To do:
Stop after the line containing "5), (void)0, (void)0)"; retype every line of the data before it exactly, starting from the first.

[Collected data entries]
-- Opening Marker --

-template <int KW, int S>
-__device__ __forceinline__ void g_ps_f32(const IgemmParams& p) {
+    G1_ROW(20, issue(E0 + 0), (void)0, (void)0, (void)0)
+    G1_ROW(24, (void)0, issue(E0 + 1), (void)0, (void)0)
+    G1_ROW(28, (void)0, (void)0, issue(E0 + 2), (void)0)
+    G1_ROW(32, (void)0, (void)0, (void)0, issue(E0 + 3))
+    G1_ROW(36, (void)0, (void)0, (void)0, (void)0)
+    G1_ROW(40, issue(E0 + 4), (void)0, (void)0, (void)0)
+    G1_ROW(44, (void)0, issue(E0 + 5), (void)0, (void)0)
+    G1_ROW(48, (void)0, (void)0, issue(E0 + 6), (void)0)
+    G1_ROW(52, (void)0, (void)0, (void)0, issue(E0 + 7))
+    G1_ROW(56, (void)0, (void)0, (void)0, (void)0)
+#if defined(PG_G_ABL) && PG_G_ABL == 4
+    G1_ROW(60, (void)0, (void)0, (void)0, (void)0)
+    nxt = cur;
+#else
+    G1_ROW(60, g1_lgkm0(), (void)0, (void)0, (void)0)
+#endif
+    __builtin_amdgcn_sched_barrier(0);
+#undef G1_LB
+#undef G1_ROW
+#undef G1_CHUNK
+}
+
+__device__ __forceinline__ void store_partial_g1(float* ws, int g, int slot, const AccT<4, 4>& acc, int w, int lane) {
+    float* dst = ws + ((long)(g * 2 + slot) * ACC_REGS) * NT + lane;
+#pragma unroll
+    for (int i = 0; i < 4; ++i)
+#pragma unroll
+        for (int j = 0; j < 4; ++j)
+#pragma unroll
+            for (int r = 0; r < 16; ++r) dst[(((i & 1) * 4 + j) * 16 + r) * NT + ((i >> 1) * 2 + w) * 64] = g1_acc(acc.c[i][j][r]);
+}
+
+template <int KW, int S, bool FLAT>
+__device__ __forceinline__ void g1_f32(const IgemmParams& p) {
     using C = GRaw<KW, S>;
-    constexpr int STG = RTILE_A + (C::SUB + 255) / 256 * 256;
-    constexpr int NE16 = (C::SUB / 4 + NT - 1) / NT;
-    static_assert(C::WLP % 4 == 0, "16-byte window pieces");
-    __shared__ __attribute__((aligned(16))) float lds[2 * STG];
-    const int tid = threadIdx.x, lane = tid & 63;
-    const int wv = __builtin_amdgcn_readfirstlane(tid >> 6), wm = wv >> 1, wn = wv & 1;
+    using G = G1<KW, S, FLAT>;
+    constexpr int STG = G::STG, ND = G::ND, ND0 = G::ND0;
+    extern __shared__ __attribute__((aligned(16))) float lds[];
+    const int lane = threadIdx.x & 63, r = lane & 31, h = lane >> 5;
+    const int w = __builtin_amdgcn_readfirstlane(threadIdx.x >> 6);
     const rsrc_t rp = make_rsrc(p.pk, p.pk_bytes), rx = make_rsrc(p.qk, p.qk_bytes);
     const int pbs4 = p.M * p.Kp * 4, qbs4 = p.qk_bs * 4;
     const int cps = p.Kp >> 4;
@@ -533,128 +513,205 @@
         const int se = min(p.nslab, sb + (pos_end - pos));
         const int m0 = (tile / p.tilesN) * RBM, n0 = (tile % p.tilesN) * C::TNV;
         const int qbase = (tile % p.tilesN) * C::NQT;
-        int pv[2], woff[NE16];
-#pragma unroll
-        for (int e = 0; e < 2; ++e) {
-            const int m = m0 + dma16_row(lane, wv, e);
+        int pv[4], woff[G::NW];
+#pragma unroll
+        for (int e = 0; e < 4; ++e) {
+            const int m = m0 + (2 * e + w) * 16 + (lane >> 2);
             pv[e] = m < p.M ? (m * p.Kp + dma16_kc(lane)) * 4 : FAR;
         }
 #pragma unroll
-        for (int e = 0; e < NE16; ++e) {
-            const int f = 4 * (tid + NT * e), ql = f / C::WLP, v0 = f - ql * C::WLP;
+        for (int e = 0; e < G::NW; ++e) {
+            const int x = 2 * e + w < G::NI ? 2 * e + w : w;
+            const int pc = x * 64 + lane, sub = (FLAT && pc >= C::SUBP / 4) ? 1 : 0, f = 4 * pc - sub * C::SUBP, ql = f / C::WLP, v0 = f - ql * C::WLP;
             woff[e] = (f < C::SUB && qbase + ql < p.Q) ? ((qbase + ql) * p.Lq + v0) * 4 : FAR;
         }
-        int bbase[4];
-#pragma unroll
-        for (int jb = 0; jb < 4; ++jb) {
-            const int c = wn * 128 + jb * 32 + (lane & 31), qc = c / KW;
-            bbase[jb] = qc * C::WLP + (c - qc * KW) + S * 8 * (lane >> 5);
-        }
-        AccR acc;
-#pragma unroll
-        for (int i = 0; i < 2; ++i)
+        int bb0, dj[4];
+        {
+            int bbase[4];
+#pragma unroll
+            for (int jb = 0; jb < 4; ++jb) {
+                const int c = w * 128 + jb * 32 + r, qc = c / KW;
+                bbase[jb] = qc * C::WLP + (c - qc * KW) + S * 8 * h;
+            }
+            bb0 = bbase[0];
+#pragma unroll
+            for (int jb = 0; jb < 4; ++jb) dj[jb] = (bbase[jb] - bb0) * 4;
+        }
+        AccT<4, 4> acc;
+#pragma unroll
+        for (int i = 0; i < 4; ++i)
 #pragma unroll
             for (int j = 0; j < 4; ++j)
 #pragma unroll
-                for (int r = 0; r < 16; ++r) acc.c[i][j][r] = 0.f;
-
-        int gb = sb / cps, gc = sb - gb * cps;
-#define GPF_ISSUE(STAGE_PTR)                                                                              \
-    {   const int gbc = min(gb, p.B - 1), gi = gc << 4;                                                   \
-        _Pragma("unroll") for (int e = 0; e < 2; ++e) dma16s(rp, (STAGE_PTR) + wv * 256 + e * 1024, pv[e], gbc * pbs4 + gi * 4); \
-        const int sw_ = gbc * qbs4 + S * gi * 4;                                                          \
-        _Pragma("unroll") for (int e = 0; e < NE16; ++e)                                                  \
-            if (4 * (e * NT + wv * 64) < C::SUB) dma16s(rx, (STAGE_PTR) + RTILE_A + 4 * (e * NT + wv * 64), woff[e], sw_); \
-        if (++gc == cps) { gc = 0; ++gb; }                                                                \
-    }
-        GPF_ISSUE(lds)
+                for (int q = 0; q < 16; ++q) acc.c[i][j][q] = 0.f;
+
+        int gb, gi;
+        if (FLAT) { const int k0 = sb * BK; gb = k0 / p.LP; gi = k0 - gb * p.LP; }
+        else { gb = sb / cps; gi = sb - gb * cps; }
+        int ri = gi;
+        int sa, sw0, sw1, gslab = sb;
+        auto next_slab = [&]() {
+            if (FLAT) {
+                const int kc = p.LP - gi;
+                sa = gslab * (BK * 4);
+                sw0 = gb * qbs4 + S * gi * 4;
+                sw1 = (kc < 16 && gb + 1 < p.B) ? (gb + 1) * qbs4 : sw0;
+                gi += BK; if (gi >= p.LP) { gi -= p.LP; ++gb; }
+            } else {
+                sa = gb * pbs4 + gi * (BK * 4);
+                sw0 = sw1 = gb * qbs4 + S * gi * (BK * 4);
+                if (++gi == cps) { gi = 0; ++gb; }
+            }
+            ++gslab;
+        };
+        auto issue_piece = [&](float* stage, bool live, bool inloop, int e) {
+#if defined(PG_G_ABL) && (PG_G_ABL == 1 || PG_G_ABL == 4)
+            if (inloop) return;
+#endif
+            if (e < 4) dma16s(rp, stage + (2 * e + w) * 256, live ? pv[e < 4 ? e : 0] : FAR, sa);
+            else if (e < ND) {
+                const int ew = e - 4, x = 2 * ew + w < G::NI ? 2 * ew + w : w;
+                dma16s(rx, stage + RTILE_A + x * 256, live ? woff[ew < G::NW ? ew : 0] : FAR, (FLAT && x * 64 >= C::SUBP / 4) ? sw1 : sw0);
+            }
+        };
+        g1_wait_vmcnt<0>();
+#pragma unroll
+        for (int hf = 0; hf < 2; ++hf) {
+            next_slab();
+#pragma unroll
+            for (int e = 0; e < ND; ++e) issue_piece(lds + hf * STG, sb + hf < se, false, e);
+        }
+        __builtin_amdgcn_sched_barrier(0);
+        g1_wait_vmcnt<ND>();
+        __builtin_amdgcn_s_barrier();
+        asm volatile("" ::: "memory");
+        int kc_cur = FLAT ? p.LP - ri : 16;
+        G1Frag f0, f1;
+        {
+            const G1Addr A = g1_addr<KW, S, FLAT, 0>(lds, r, h, bb0, kc_cur);
+            unsigned ae[4];
+#define G1_LB(CI) g1_load_b<KW, S, FLAT, 0, CI>(A, ae, dj, f0);
+            G1_LB(0) G1_LB(1) G1_LB(2) G1_LB(3) G1_LB(4) G1_LB(5) G1_LB(6) G1_LB(7)
+            G1_LB(8) G1_LB(9) G1_LB(10) G1_LB(11) G1_LB(12) G1_LB(13) G1_LB(14) G1_LB(15)
+#undef G1_LB
+            g1_load_a<0>(A, f0); g1_load_a<1>(A, f0); g1_load_a<2>(A, f0); g1_load_a<3>(A, f0);
+            g1_lgkm0();
+            __builtin_amdgcn_sched_barrier(0);
+        }
+        int st = 0;
+        for (int sl = sb; sl < se; ++sl) {
+            const int st1 = st == 2 ? 0 : st + 1, st2 = st >= 1 ? st - 1 : 2;
+            float* const ring2 = lds + st2 * STG;
+            const bool live2 = sl + 2 < se;
+            next_slab();
+            auto issue0 = [&](int e) { if (e < ND0) issue_piece(ring2, live2, true, e); };
+            auto issue1 = [&](int e) { if (e < ND) issue_piece(ring2, live2, true, e); };
+            g1_half<KW, S, FLAT, 0, 0>(f0, f1, lds + st * STG, r, h, bb0, dj, kc_cur, acc, issue0);
+            if (FLAT) { ri += BK; if (ri >= p.LP) ri -= p.LP; kc_cur = p.LP - ri; }
+#if defined(PG_G_ABL)
+            g1_wait_vmcnt<0>();
+#else
+            g1_wait_vmcnt<ND0>();
+#endif
+            __builtin_amdgcn_s_barrier();
+            asm volatile("" ::: "memory");
+            g1_half<KW, S, FLAT, 1, ND0>(f1, f0, lds + st1 * STG, r, h, bb0, dj, kc_cur, acc, issue1);
+            st = st1;
+        }
+        g1_wait_vmcnt<0>();
         __syncthreads();
-        for (int sl = sb; sl < se; ++sl) {
-            const int cur = (sl - sb) & 1;
-            GPF_ISSUE(lds + (cur ^ 1) * STG)
-            __builtin_amdgcn_sched_barrier(0);
-            {
-                const float* As = lds + cur * STG;
-                const float* Bw = As + RTILE_A;
-                const int r = lane & 31, h = lane >> 5, sw = (r >> 2) & 3;
-                const float* ap = As + (wm * 64 + r) * BK;
-                f32x4 a[2][2];
-                float b[4][8];
-#pragma unroll
-                for (int i = 0; i < 2; ++i) a[i][0] = *reinterpret_cast<const f32x4*>(ap + i * 32 * BK + (((2 * h) ^ sw) << 2));
-#pragma unroll
-                for (int ip = 0; ip < 4; ++ip) {
-                    if (ip == 2) {
-#pragma unroll
-                        for (int i = 0; i < 2; ++i) a[i][1] = *reinterpret_cast<const f32x4*>(ap + i * 32 * BK + (((2 * h + 1) ^ sw) << 2));
-                    }
-#pragma unroll
-                    for (int jb = 0; jb < 4; ++jb) { b[jb][2 * ip] = Bw[bbase[jb] + S * 2 * ip]; b[jb][2 * ip + 1] = Bw[bbase[jb] + S * (2 * ip + 1)]; }
-                }
-#pragma unroll
-                for (int kk = 0; kk < 8; ++kk)
-#pragma unroll
-                    for (int i = 0; i < 2; ++i)
-#pragma unroll
-                        for (int j = 0; j < 4; ++j)
-                            acc.c[i][j] = __builtin_amdgcn_mfma_f32_32x32x2f32(a[i][kk >> 2][kk & 3], b[j][kk], acc.c[i][j], 0, 0, 0);
-            }
-            __builtin_amdgcn_sched_barrier(0);
-            __syncthreads();
-        }
-#undef GPF_ISSUE
-        if (sb == 0 && se == p.nslab) epilogue_g<S, 2, 4>(p, acc, m0, n0, lane, wm, wn, n0 + C::TNV);
-        else store_partial(p.ws, g, slot, acc, tid);
+        asm volatile("s_nop 15\n\ts_nop 15\n\ts_nop 15\n\ts_nop 15\n\ts_nop 15");
+        if (sb == 0 && se == p.nslab) {
+#define G1_EPI(I, J)                                                                                              \
+    {   AccT<1, 1> blk;                                                                                          \
+        _Pragma("unroll") for (int q = 0; q < 16; ++q) blk.c[0][0][q] = g1_acc(acc.c[I][J][q]);                  \
+        __builtin_amdgcn_sched_barrier(0);                                                                       \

-- Closing Marker --

Task output:
-template <int KW, int S>
-__device__ __forceinline__ void g_ps_f32(const IgemmParams& p) {
+    G1_ROW(20, issue(E0 + 0), (void)0, (void)0, (void)0)
+    G1_ROW(24, (void)0, issue(E0 + 1), (void)0, (void)0)
+    G1_ROW(28, (void)0, (void)0, issue(E0 + 2), (void)0)
+    G1_ROW(32, (void)0, (void)0, (void)0, issue(E0 + 3))
+    G1_ROW(36, (void)0, (void)0, (void)0, (void)0)
+    G1_ROW(40, issue(E0 + 4), (void)0, (void)0, (void)0)
+    G1_ROW(44, (void)0, issue(E0 + 5), (void)0, (void)0)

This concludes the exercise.